The second aspect is in bridging the gap between discovery and development. In most companies, there is a major disconnect between synthetic routes used in discovery efforts and those developed by process chemists. This is consistent with the two having disparate goals. However, if process considerations, such as optimizing for yield or FDA solvent class, can be accounted for earlier, then the lead time for compound scale-up can be reduced.
Can you give us an overview of the MLPDS consortium?
While working on the Make-It program, we realized that the opportunities for machine learning apply much more broadly to pharmaceutical discovery. In May and September 2017, we held two pre-consortium meetings and invited about a dozen chemical and pharmaceutical companies to come to MIT to both hear about our ongoing research and talk about open challenges in the field. Based on the excitement around the topic, we formed the Machine Learning for Pharmaceutical Discovery and Synthesis (MLPDS) Consortium, which kicked off in May 2018.
This is a joint effort between the Departments of Chemical Engineering, Chemistry and Computer Science, and our industrial collaborators. There are currently eight member companies: Amgen (CA, USA), BASF (Ludwigshafen, Germany), Bayer (Leverkusen, Germany), Eli Lilly (IN, USA), Novartis (Basel, Switzerland), Pfizer (CT, USA), Sunovion (MA, USA) and WuXi AppTec (Shanghai, China), and several other organizations considering joining or in the process of joining.

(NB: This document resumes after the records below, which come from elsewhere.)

+template <int WA, int WB, int NWN, int NWK>
+__device__ __forceinline__ void wgrad_reduce_tile(const f4* part, long ntiles, long tile, int g0, int g1, bool single, float* dW, long ldw,
+                                                  float* dbias, int n0, int k0, int N, int K) {
+    constexpr int NW = NWN * NWK, NT9 = WA * WB, NSL = NT9 + WA, TS = NW * NSL * 64;
+    const long O = ntiles * TS;
+    const int lane = threadIdx.x & 63, i = lane & 15, q = lane >> 4;
+    for (int sl = threadIdx.x >> 6; sl < NW * NSL; sl += 4) {
+        const int w = sl / NSL, t = sl - w * NSL, wn = w % NWN, wk = w / NWN;
+        if (t >= NT9 && !(dbias != nullptr && (t - NT9) % NWK == wk && i == 0)) continue;
+        const f4* p = part + (long)g0 * O + tile * TS + sl * 64 + lane;
+        f4 s0 = zero4(), s1 = zero4(), s2 = zero4(), s3 = zero4(), s4 = zero4(), s5 = zero4(), s6 = zero4(), s7 = zero4();
+        int g = g0;
+        for (; g + 8 <= g1; g += 8, p += 8 * O) {
+            s0 += p[0]; s1 += p[O]; s2 += p[2 * O]; s3 += p[3 * O]; s4 += p[4 * O]; s5 += p[5 * O]; s6 += p[6 * O]; s7 += p[7 * O];
+        }
+        for (; g + 4 <= g1; g += 4, p += 4 * O) { s0 += p[0]; s1 += p[O]; s2 += p[2 * O]; s3 += p[3 * O]; }
+        for (; g < g1; ++g, p += O) s0 += p[0];
+        const f4 v = ((s0 + s1) + (s2 + s3)) + ((s4 + s5) + (s6 + s7));
+        if (t < NT9) {
+            const int a = t / WB, b = t - a * WB;
+            const int k = k0 + 16 * (wk * WB + b) + i;
+#pragma unroll
+            for (int r = 0; r < 4; ++r) {
+                const int n = n0 + 16 * (wn * WA + a) + 4 * q + r;
+                if (n < N && k < K) {
+                    float* d = dW + (long)n * ldw + k;
+                    if (single) *d += v[r]; else atomicAdd(d, v[r]);
+                }
+            }
+        } else {
+#pragma unroll
+            for (int r = 0; r < 4; ++r) {
+                const int n = n0 + 16 * (wn * WA + (t - NT9)) + 4 * q + r;
+                if (n < N) { if (single) dbias[n] += v[r]; else atomicAdd(dbias + n, v[r]); }
+            }
+        }
+    }
+}
+static inline int wgrad_reduce_per(int gx, long O, int tiles) {
+    const int ob = (int)cdiv(O, 256);
+    int groups = max(1, min(gx, 512 / ob));
+    groups = max(1, min(groups, kWgCounters / tiles));
+    return cdiv(gx, groups);
+}
+
 template <int TN, int TK, int NWN, int NWK, int RC, int DYF, int XM, int OCC>
 __global__ __launch_bounds__(256, OCC) void wgrad_wide_bf16_kernel(const void* __restrict__ dyv, long lddy, XRows xl, float* dW, long ldw,
-                                                                    float* dbias, f4* __restrict__ part, int M, int N, int K, int dbg) {
+                                                                    float* dbias, f4* part, unsigned* cnt, int per, int M, int N, int K, int dbg) {
     constexpr int WA = TN / NWN, WB = TK / NWK, MS = 4 / (NWN * NWK), KS = RC / 32;
     constexpr bool K16 = KS % MS != 0;
     constexpr int NSL = WA * WB + WA;
@@ -265,15 +330,17 @@
             }
         }
         __syncthreads();
-        if (ws > 0) return;
-#pragma unroll
-        for (int o = 0; o < MS - 1; ++o)
-#pragma unroll
-            for (int a = 0; a < WA; ++a) {
-#pragma unroll
-                for (int b = 0; b < WB; ++b) acc[a][b] += sred[(o * NSL + a * WB + b) * 64 + lane];
-                bacc[a] += sred[(o * NSL + WA * WB + a) * 64 + lane];
-            }
+        if (ws > 0 && part == nullptr) return;
+        if (ws == 0) {
+#pragma unroll
+            for (int o = 0; o < MS - 1; ++o)
+#pragma unroll
+                for (int a = 0; a < WA; ++a) {
+#pragma unroll
+                    for (int b = 0; b < WB; ++b) acc[a][b] += sred[(o * NSL + a * WB + b) * 64 + lane];
+                    bacc[a] += sred[(o * NSL + WA * WB + a) * 64 + lane];
+                }
+        }
     }
     if (dbg & 1) return;
     if constexpr (XM == XM_LN) {
@@ -292,12 +359,18 @@
         constexpr int NW = NWN * NWK;
         const long tile = (long)blockIdx.y * gridDim.z + blockIdx.z, ntiles = (long)gridDim.y * gridDim.z;
         f4* dst = part + (((long)blockIdx.x * ntiles + tile) * NW + (wk * NWN + wn)) * (NSL * 64) + lane;
-#pragma unroll
-        for (int a = 0; a < WA; ++a) {
-#pragma unroll
-            for (int b = 0; b < WB; ++b) dst[(a * WB + b) * 64] = acc[a][b];
-            if (bias_out && a % NWK == wk) dst[(WA * WB + a) * 64] = bacc[a];
-        }
+        if (ws == 0) {
+#pragma unroll
+            for (int a = 0; a < WA; ++a) {
+#pragma unroll
+                for (int b = 0; b < WB; ++b) dst[(a * WB + b) * 64] = acc[a][b];
+                if (bias_out && a % NWK == wk) dst[(WA * WB + a) * 64] = bacc[a];
+            }
+        }
+        const int gx = (int)gridDim.x, groups = (gx + per - 1) / per, grp = (int)blockIdx.x / per;
+        const int g0 = grp * per, g1 = min(gx, g0 + per);
+        if (!wgrad_arrive_last(cnt + tile * groups + grp, g1 - g0, reinterpret_cast<unsigned*>(wg_smem))) return;
+        wgrad_reduce_tile<WA, WB, NWN, NWK>(part, ntiles, tile, g0, g1, groups == 1, dW, ldw, bias_out ? dbias : nullptr, n0, k0, N, K);
         return;
     }
 #pragma unroll
@@ -321,48 +394,6 @@
                     if (n < N) atomicAdd(dbias + n, bacc[a][r]);
                 }
             }
-    }
-}
-
-template <int TN, int TK, int NWN, int NWK>
-__global__ __launch_bounds__(256) void wgrad_wide_reduce_kernel(const f4* __restrict__ part, int gx, int ny, int nz, int per, float* dW, long ldw,
-                                                                float* dbias, int N, int K) {
-    constexpr int NW = NWN * NWK, WA = TN / NWN, WB = TK / NWK, NT9 = WA * WB, NSL = NT9 + WA;
-    const long O = (long)ny * nz * NW * NSL * 64;
-    const long o = (long)blockIdx.x * 256 + threadIdx.x;
-    if (o >= O) return;
-    const int lane = (int)(o & 63), t = (int)((o >> 6) % NSL), w = (int)((o / (64 * NSL)) % NW), tile = (int)(o / (64 * NSL * NW));
-    const int ty = tile / nz, tz = tile - ty * nz, wn = w % NWN, wk = w / NWN, i = lane & 15, q = lane >> 4;
-    if (t >= NT9 && !(dbias != nullptr && tz == 0 && (t - NT9) % NWK == wk && i == 0)) return;
-    const int g0 = blockIdx.y * per, g1 = min(gx, g0 + per);
-    f4 s0 = zero4(), s1 = zero4(), s2 = zero4(), s3 = zero4();
-    const f4* p = part + (long)g0 * O + o;
-    int g = g0;
-    f4 s4 = zero4(), s5 = zero4(), s6 = zero4(), s7 = zero4();
-    for (; g + 8 <= g1; g += 8, p += 8 * O) {
-        s0 += p[0]; s1 += p[O]; s2 += p[2 * O]; s3 += p[3 * O]; s4 += p[4 * O]; s5 += p[5 * O]; s6 += p[6 * O]; s7 += p[7 * O];
-    }
-    for (; g + 4 <= g1; g += 4, p += 4 * O) { s0 += p[0]; s1 += p[O]; s2 += p[2 * O]; s3 += p[3 * O]; }
-    for (; g < g1; ++g, p += O) s0 += p[0];
-    const f4 v = ((s0 + s1) + (s2 + s3)) + ((s4 + s5) + (s6 + s7));
-    const bool single = gridDim.y == 1;
-    if (t < NT9) {
-        const int a = t / WB, b = t - a * WB;
-        const int k = tz * TK * 16 + 16 * (wk * WB + b) + i;
-#pragma unroll
-        for (int r = 0; r < 4; ++r) {
-            const int n = ty * TN * 16 + 16 * (wn * WA + a) + 4 * q + r;
-            if (n < N && k < K) {
-                float* d = dW + (long)n * ldw + k;
-                if (single) *d += v[r]; else atomicAdd(d, v[r]);
-            }
-        }
-    } else {
-#pragma unroll
-        for (int r = 0; r < 4; ++r) {
-            const int n = ty * TN * 16 + 16 * (wn * WA + (t - NT9)) + 4 * q + r;
-            if (n < N) { if (single) dbias[n] += v[r]; else atomicAdd(dbias + n, v[r]); }
-        }
     }
 }
 
@@ -372,22 +403,31 @@
 static inline std::unordered_map<hipStream_t, WgwScratch>& wgw_scratch_map() { static std::unordered_map<hipStream_t, WgwScratch> m; return m; }
 static inline std::mutex& wgw_scratch_mutex() { static std::mutex m; return m; }
 constexpr size_t kWgwScratchBytes = (size_t)768 << 20;
-static inline void wgrad_wide_register_scratch(hipStream_t s, void* p, size_t bytes) {
+static inline int wgrad_wide_register_scratch(hipStream_t s, void* p, size_t bytes) {
     std::lock_guard<std::mutex> lock(wgw_scratch_mutex());
     WgwScratch& e = wgw_scratch_map()[s];
-    e.p = p; e.bytes = p ? bytes : 0;
-}
-static inline f4* wgrad_wide_scratch(hipStream_t s, size_t bytes) {
+    e.p = nullptr; e.bytes = 0;
+    if (!p) return LEOD_OK;
+    if (bytes <= kWgCounterBytes) return LEOD_ERR_ARG;
+    if (hipMemsetAsync(p, 0, kWgCounterBytes, s) != hipSuccess) { (void)hipGetLastError(); return LEOD_ERR_LAUNCH; }
+    e.p = p; e.bytes = bytes;
+    return LEOD_OK;
+}
+struct WgwSpace { unsigned* cnt; f4* scratch; };
+static inline WgwSpace wgrad_wide_scratch(hipStream_t s, size_t bytes) {
     std::lock_guard<std::mutex> lock(wgw_scratch_mutex());
     WgwScratch& e = wgw_scratch_map()[s];
-    if (e.bytes >= bytes) return reinterpret_cast<f4*>(e.p);
-    hipStreamCaptureStatus cs = hipStreamCaptureStatusNone;
-    if (hipStreamIsCapturing(s, &cs) != hipSuccess || cs != hipStreamCaptureStatusNone) { (void)hipGetLastError(); return nullptr; }
-    void* nb = nullptr;
-    const size_t want = bytes < kWgwScratchBytes ? kWgwScratchBytes : bytes;
-    if (hipMalloc(&nb, want) != hipSuccess) { (void)hipGetLastError(); return nullptr; }
-    e.p = nb; e.bytes = want;
-    return reinterpret_cast<f4*>(nb);
+    bytes += kWgCounterBytes;
+    if (e.bytes < bytes) {
+        hipStreamCaptureStatus cs = hipStreamCaptureStatusNone;
+        if (hipStreamIsCapturing(s, &cs) != hipSuccess || cs != hipStreamCaptureStatusNone) { (void)hipGetLastError(); return WgwSpace{nullptr, nullptr}; }
+        void* nb = nullptr;
+        const size_t want = bytes < kWgwScratchBytes ? kWgwScratchBytes : bytes;
+        if (hipMalloc(&nb, want) != hipSuccess) { (void)hipGetLastError(); return WgwSpace{nullptr, nullptr}; }
+        if (hipMemsetAsync(nb, 0, kWgCounterBytes, s) != hipSuccess) { (void)hipGetLastError(); (void)hipFree(nb); return WgwSpace{nullptr, nullptr}; }
+        e.p = nb; e.bytes = want;
+    }
+    return WgwSpace{reinterpret_cast<unsigned*>(e.p), reinterpret_cast<f4*>(reinterpret_cast<char*>(e.p) + kWgCounterBytes)};
 }
 
 template <int TN, int TK, int NWN, int NWK, int RC, int DYF, int XM, int OCC>
@@ -405,16 +445,9 @@
     if (!attr_set) { hipFuncSetAttribute(reinterpret_cast<const void*>(kern), hipFuncAttributeMaxDynamicSharedMemorySize, LDS); attr_set = true; }
     constexpr int NW = NWN * NWK, NSL = (TN / NWN) * (TK / NWK) + TN / NWN;
     const long O = (long)tiles * NW * NSL * 64;
-    f4* part = gx > 1 ? wgrad_wide_scratch(s, (size_t)gx * O * sizeof(f4)) : nullptr;
-    hipLaunchKernelGGL(kern, grid, dim3(256), LDS, s, dy, lddy, xl, dW, ldw, dbias, part, M, N, K, dbg);
-    if (part != nullptr && !(dbg & 1)) {
-        const int ob = (int)cdiv(O, 256);
-        int groups = max(1, min(gx, 512 / ob));
-        const int per = cdiv(gx, groups);
-        groups = cdiv(gx, per);
-        hipLaunchKernelGGL((wgrad_wide_reduce_kernel<TN, TK, NWN, NWK>), dim3(ob, groups), dim3(256), 0, s, part, gx, (int)grid.y, (int)grid.z, per,
-                           dW, ldw, dbias, N, K);
-    }
+    const WgwSpace sp = gx > 1 ? wgrad_wide_scratch(s, (size_t)gx * O * sizeof(f4)) : WgwSpace{nullptr, nullptr};
+    const int per = sp.scratch ? wgrad_reduce_per(gx, O, tiles) : 1;
+    hipLaunchKernelGGL(kern, grid, dim3(256), LDS, s, dy, lddy, xl, dW, ldw, dbias, sp.scratch, sp.cnt, per, M, N, K, dbg);
     return leod_launch_status();
 }
 
diff --git a/leod_amd/csrc/wgrad_dma.hpp b/leod_amd/csrc/wgrad_dma.hpp
--- a/leod_amd/csrc/wgrad_dma.hpp
+++ b/leod_amd/csrc/wgrad_dma.hpp
@@ -52,8 +52,9 @@
 template <int T, int RC, int NS> constexpr int wgd_occupancy() { return wgd_lds_bytes<T, RC, NS>() <= 52 * 1024 ? 3 : wgd_lds_bytes<T, RC, NS>() <= 80 * 1024 ? 2 : 1; }
 
 struct WgdProb {
-    const unsigned short* A; long lda; const unsigned short* B; long ldb; const float* ln_w; const float* ln_b; float* dbias_flag; f4* part;
-    int cpw, gx, ny, nz, N, K, blk0;
+    const unsigned short* A; long lda; const unsigned short* B; long ldb; const float* ln_w; const float* ln_b; float* dbias; f4* part;
+    float* dW; long ldw; unsigned* cnt;
+    int cpw, gx, ny, nz, N, K, blk0, per;
 };
 struct WgdGroup { WgdProb p[4]; int n; };
 template <int T, int RC, int NS, bool LN>
@@ -62,8 +63,8 @@
     for (int k = 1; k < grp.n; ++k) if ((int)blockIdx.x >= grp.p[k].blk0) pk = k;
     const WgdProb& pr = grp.p[pk];
     const unsigned short* __restrict__ A = pr.A; const unsigned short* __restrict__ B = pr.B; const long lda = pr.lda, ldb = pr.ldb;
-    const float* __restrict__ ln_w = pr.ln_w; const float* __restrict__ ln_b = pr.ln_b; float* dbias_flag = pr.dbias_flag; f4* __restrict__ part = pr.part;
-    const int cpw = pr.cpw, gx = pr.gx, ny = pr.ny, nz = pr.nz, K = pr.K;
+    const float* __restrict__ ln_w = pr.ln_w; const float* __restrict__ ln_b = pr.ln_b; float* dbias = pr.dbias; f4* part = pr.part;
+    const int cpw = pr.cpw, gx = pr.gx, ny = pr.ny, nz = pr.nz, N = pr.N, K = pr.K, per = pr.per;
     const int bid = (int)blockIdx.x - pr.blk0;
     const bool ln = LN && ln_w != nullptr;
     constexpr int WA = T / 2, WB = T / 2, NWN = 2, NWK = 2, RB = RC / 16, KS = RC / 32;
@@ -106,7 +107,7 @@
             src[j] += j >= IPW / 2 ? stepB : stepA;
         }
     };
-    const bool bias_out = dbias_flag != nullptr && bz == 0;
+    const bool bias_out = dbias != nullptr && bz == 0;
     const bool bias_any = ln || bias_out;
     f4 acc[WA][WB], bacc[WA];
 #pragma unroll
@@ -178,6 +179,10 @@
         for (int b = 0; b < WB; ++b) dst[(a * WB + b) * 64] = acc[a][b];
         if (bias_out && a % NWK == wk) dst[(WA * WB + a) * 64] = bacc[a];
     }
+    const int groups = (gx + per - 1) / per, rgrp = bx / per;
+    const int g0 = rgrp * per, g1 = min(gx, g0 + per);
+    if (!wgrad_arrive_last(pr.cnt + tile * groups + rgrp, g1 - g0, reinterpret_cast<unsigned*>(wd_smem))) return;
+    wgrad_reduce_tile<WA, WB, NWN, NWK>(part, ntiles, tile, g0, g1, groups == 1, pr.dW, pr.ldw, bias_out ? dbias : nullptr, n0, k0, N, K);
 }
 
 constexpr int kWgdRC = 64;
@@ -203,52 +208,6 @@
     return true;
 }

How can artificial intelligence aid drug discovery?
There are so many ways!
The ones that are easiest to envision are those that take the current paradigm of drug discovery and improve individual stages within it. Machining learning techniques are already routinely used for QSAR, ADMET and binding affinity prediction tasks. There are now dozens of companies starting to work on candidate compound selection to make each design-make-test loop more meaningful – whether that’s through focused de novo molecular generation, high throughput virtual screening or active learning strategies. I’ve mentioned a few ways that we can try to alleviate the synthesis bottleneck, but we can also think more generally about questions of molecular design, experimental prioritization and information capture from electronic lab notebooks and the literature.
You may also be interested in:
Using artificial intelligence to predict outcomes of organic chemistry
Active search for computer-aided drug design
Where do you see this field heading in the next 5–10 years?
The biggest uncertainty in my mind is the future of data. At least from the academic perspective, our ability to develop and validate new methodologies is limited by the data we have access to. There is a lot that can be done with the current tools we have but getting better access to data and establishing precompetitive data sharing mechanisms will help us continue to make progress.
The biggest uncertainty in my mind is the future of data. At least from the academic perspective, our ability to develop and validate new methodologies is limited by the data we have access to.
However, I think it’s realistic to say that in 5–10 years there will be several drugs in clinical trials that were developed with minimal human intervention between hit identification and preclinical status. That’s not to say that there shouldn’t be humans in the process – the most successful discovery programs will almost certainly be a combination of artificial intelligence techniques and human input – but as we get better at designing algorithms to suggest compounds, and designing experiments compatible with automated synthesis platforms, the role of a medicinal chemist and the composition of project teams is going to evolve.